Running a site thats had a bot get stuck in a loop and suddenly x10000 times the request rate, when they go wrong it’s super annoying for the website owner. We ultimately just banned the whole AWS ip ranges.

"Nefarious" is a strong word. Courts have repeatedly ruled that scraping data that is otherwise available publicly is legal. You may not personally agree with the ethics, but there are a lot of people who do.
I agree it's a strong word, which is why I said borderline nefarious. However, it's not that far off from a DDOS tool.

At least in the United States, sounds like the jury is still out on the legality: https://www.reuters.com/technology/us-supreme-court-revives-..., but my perspective was more from an ethics standpoint anyway.

It is very far from a DDOS tool. Scraping can be done from a single source, one request at a time, with self imposed rate limits. Sure it can overwhelm a server, but then so can a single user opening 10 tabs.
> Scraping can be done from a single source

That's not what this tool does though. It allows you to distribute your scraping to a layer of proxies. So, the only difference is whether there is an intent to do harm to the target or merely collect data... which could be a form of doing harm as well?

There are plenty of tools like this where going up to the line is much different than crosing it. There's a vast difference between driving your car to an event and driving the few extra meters into the crowd at an event. You can cut down a tree with a chainsaw or cut down a tree onto your neighbours house.

There's definetly an argument that dangerous tools should be regulated to varying degrees. If we're arguing regulations in this specific area you'd probably also be balancing it with regulations that sites can't close an account for reasonable rate automated access and that public research can have higher rates so long as they're not crippling.

The tree example is true and why I agree these things are very similar. The only significant difference is when you put it on your neighbor’s house on purpose.

I wouldn’t regulate this but If you’re introducing regulations, why not just require the source to deliver the data in a neatly packaged format? The necessity for scraping and the potential for DDOS and potentially nefarious behavior basically goes away.

Based on another comment, and the wikipedia article they linked to, it looks like the Supreme Court vacated the decision and remanded the case for further review in June 2021 (probably after this article).[1] Unfortunately there is no citation for that sentence so I'm not entirely sure.

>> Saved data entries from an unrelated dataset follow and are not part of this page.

@@ -195,6 +196,8 @@
         {c->ev_stage, KA_MAX_BLOCKS, false},
         {&c->ev_chain_in, 1, false},
         {c->ev_b1, KA_MAX_CHAIN_EVENTS, false},
+        {c->ev_b2, KA_MAX_CHAIN_EVENTS, false},
+        {&c->ev_emit_done, 1, false},
         {c->ev_json_in, KA_MAX_JSON_FRAGS, false},
         {c->ev_json_scan, KA_MAX_JSON_FRAGS, false},
         {&c->ev_out_done, 1, false},
@@ -515,34 +518,43 @@
 }
 
 template <int KIND, int MAXNT, bool CAND, bool GCTR, bool SINGLE, bool WARP1, bool FULL>
-cudaError_t launch_order_t(cudaStream_t s, const KaOrderParams& o, const Plan& pl, int ncand) {
+cudaError_t launch_order_t(cudaStream_t s, const KaOrderParams& o, const Plan& pl, int ncand, bool behind) {
     auto kern = ka_order_levels_kernel<KIND, GCTR, MAXNT, SINGLE, WARP1, FULL, CAND>;
     cudaError_t e = allow_smem(kern, pl.b_smem);
     if (e != cudaSuccess) return e;
-    kern<<<CAND ? ncand : 1, pl.b_threads, pl.b_smem, s>>>(o);
-    return cudaGetLastError();
+    cudaLaunchAttribute attr{};
+    attr.id = cudaLaunchAttributeProgrammaticStreamSerialization;
+    attr.val.programmaticStreamSerializationAllowed = 1;
+    cudaLaunchConfig_t cfg{};
+    cfg.gridDim = dim3(CAND ? ncand : 1);
+    cfg.blockDim = dim3(pl.b_threads);
+    cfg.dynamicSmemBytes = pl.b_smem;
+    cfg.stream = s;
+    cfg.attrs = &attr;
+    cfg.numAttrs = behind ? 1 : 0;
+    return cudaLaunchKernelEx(&cfg, kern, o);
 }
 
 template <int KIND, int MAXNT, bool CAND = false>
-cudaError_t launch_order(cudaStream_t s, const KaOrderParams& o, const Plan& pl, int* sel, int ncand = 0) {
+cudaError_t launch_order(cudaStream_t s, const KaOrderParams& o, const Plan& pl, int* sel, int ncand = 0, bool behind = false) {
     if constexpr (KIND > 1) {
         *sel = pl.b_gctr ? 4 : 0;
-        return pl.b_gctr ? launch_order_t<KIND, MAXNT, false, true, false, false, false>(s, o, pl, ncand)
-                         : launch_order_t<KIND, MAXNT, false, false, false, false, false>(s, o, pl, ncand);
+        return pl.b_gctr ? launch_order_t<KIND, MAXNT, false, true, false, false, false>(s, o, pl, ncand, behind)
+                         : launch_order_t<KIND, MAXNT, false, false, false, false, false>(s, o, pl, ncand, behind);
     } else {
         const bool warp1 = pl.b_threads == 32;
         const bool single = !warp1 && o.uniform_width != 0 && o.uniform_width <= (uint32_t)pl.b_threads;
         const bool full = single && o.uniform_width == (uint32_t)pl.b_threads;
         *sel = (pl.b_gctr ? 4 : 0) | (warp1 ? 1 : (full ? 3 : (single ? 2 : 0)));
         switch (*sel) {
-            case 0: return launch_order_t<KIND, MAXNT, CAND, false, false, false, false>(s, o, pl, ncand);
-            case 1: return launch_order_t<KIND, MAXNT, CAND, false, false, true, false>(s, o, pl, ncand);
-            case 2: return launch_order_t<KIND, MAXNT, CAND, false, true, false, false>(s, o, pl, ncand);
-            case 3: return launch_order_t<KIND, MAXNT, CAND, false, true, false, true>(s, o, pl, ncand);
-            case 4: return launch_order_t<KIND, MAXNT, CAND, true, false, false, false>(s, o, pl, ncand);
-            case 5: return launch_order_t<KIND, MAXNT, CAND, true, false, true, false>(s, o, pl, ncand);
-            case 6: return launch_order_t<KIND, MAXNT, CAND, true, true, false, false>(s, o, pl, ncand);
-            default: return launch_order_t<KIND, MAXNT, CAND, true, true, false, true>(s, o, pl, ncand);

I think that means the jury is still out, as you mentioned, but it's leaning towards scraping being legal as long as the data is publicly available. IANAL

[1] https://en.wikipedia.org/wiki/HiQ_Labs_v._LinkedIn

Nefarious? Then they should arrest Google first, it is the king of web scrapers.
Robots.txt
If the google crawler actually respected robots.txt your point might be salient.
It does.

Please verify your experience with the Google ip range.

https://developers.google.com/search/docs/advanced/crawling/...

A lot of crawlers spoof the Googlebot user agent so you wouldn't block them ;)

Surely you must be joking. Alphabet is the largest web scraper in the world. They would soon go out of business if robots.txt was the only data they scraped.

It’s not a web crawler. They are all web scrapers. And Alphabet/Google sells this data and makes profits from it.

It is not like it is trying to hide the fact that it is king web scraper.

Google has gotten in trouble from various publishers for this before. It is no secret there is a double standard in big tech.

Again if you are going to arrest a web scraper, then arrest the king of all web scrapers first to make it fair.

Data wants to be free. If it is publicly accessible then it is fair game.

I'm probably not going to get a reply, but let's try:

Source ?

It does.
Think how ridiculous it sounds that Google only has URLs listed in robot.txt. They wouldve gone out of business long ago.
Do you know how robots.txt works?

It's an exclusion standard, not an inclusion one.

https://en.m.wikipedia.org/wiki/Robots_exclusion_standard

For helping individual url discovery, you can use sitemap.xml.

In case you know how it works ( and i suppose so considering your account age), your comment is just weird tbh.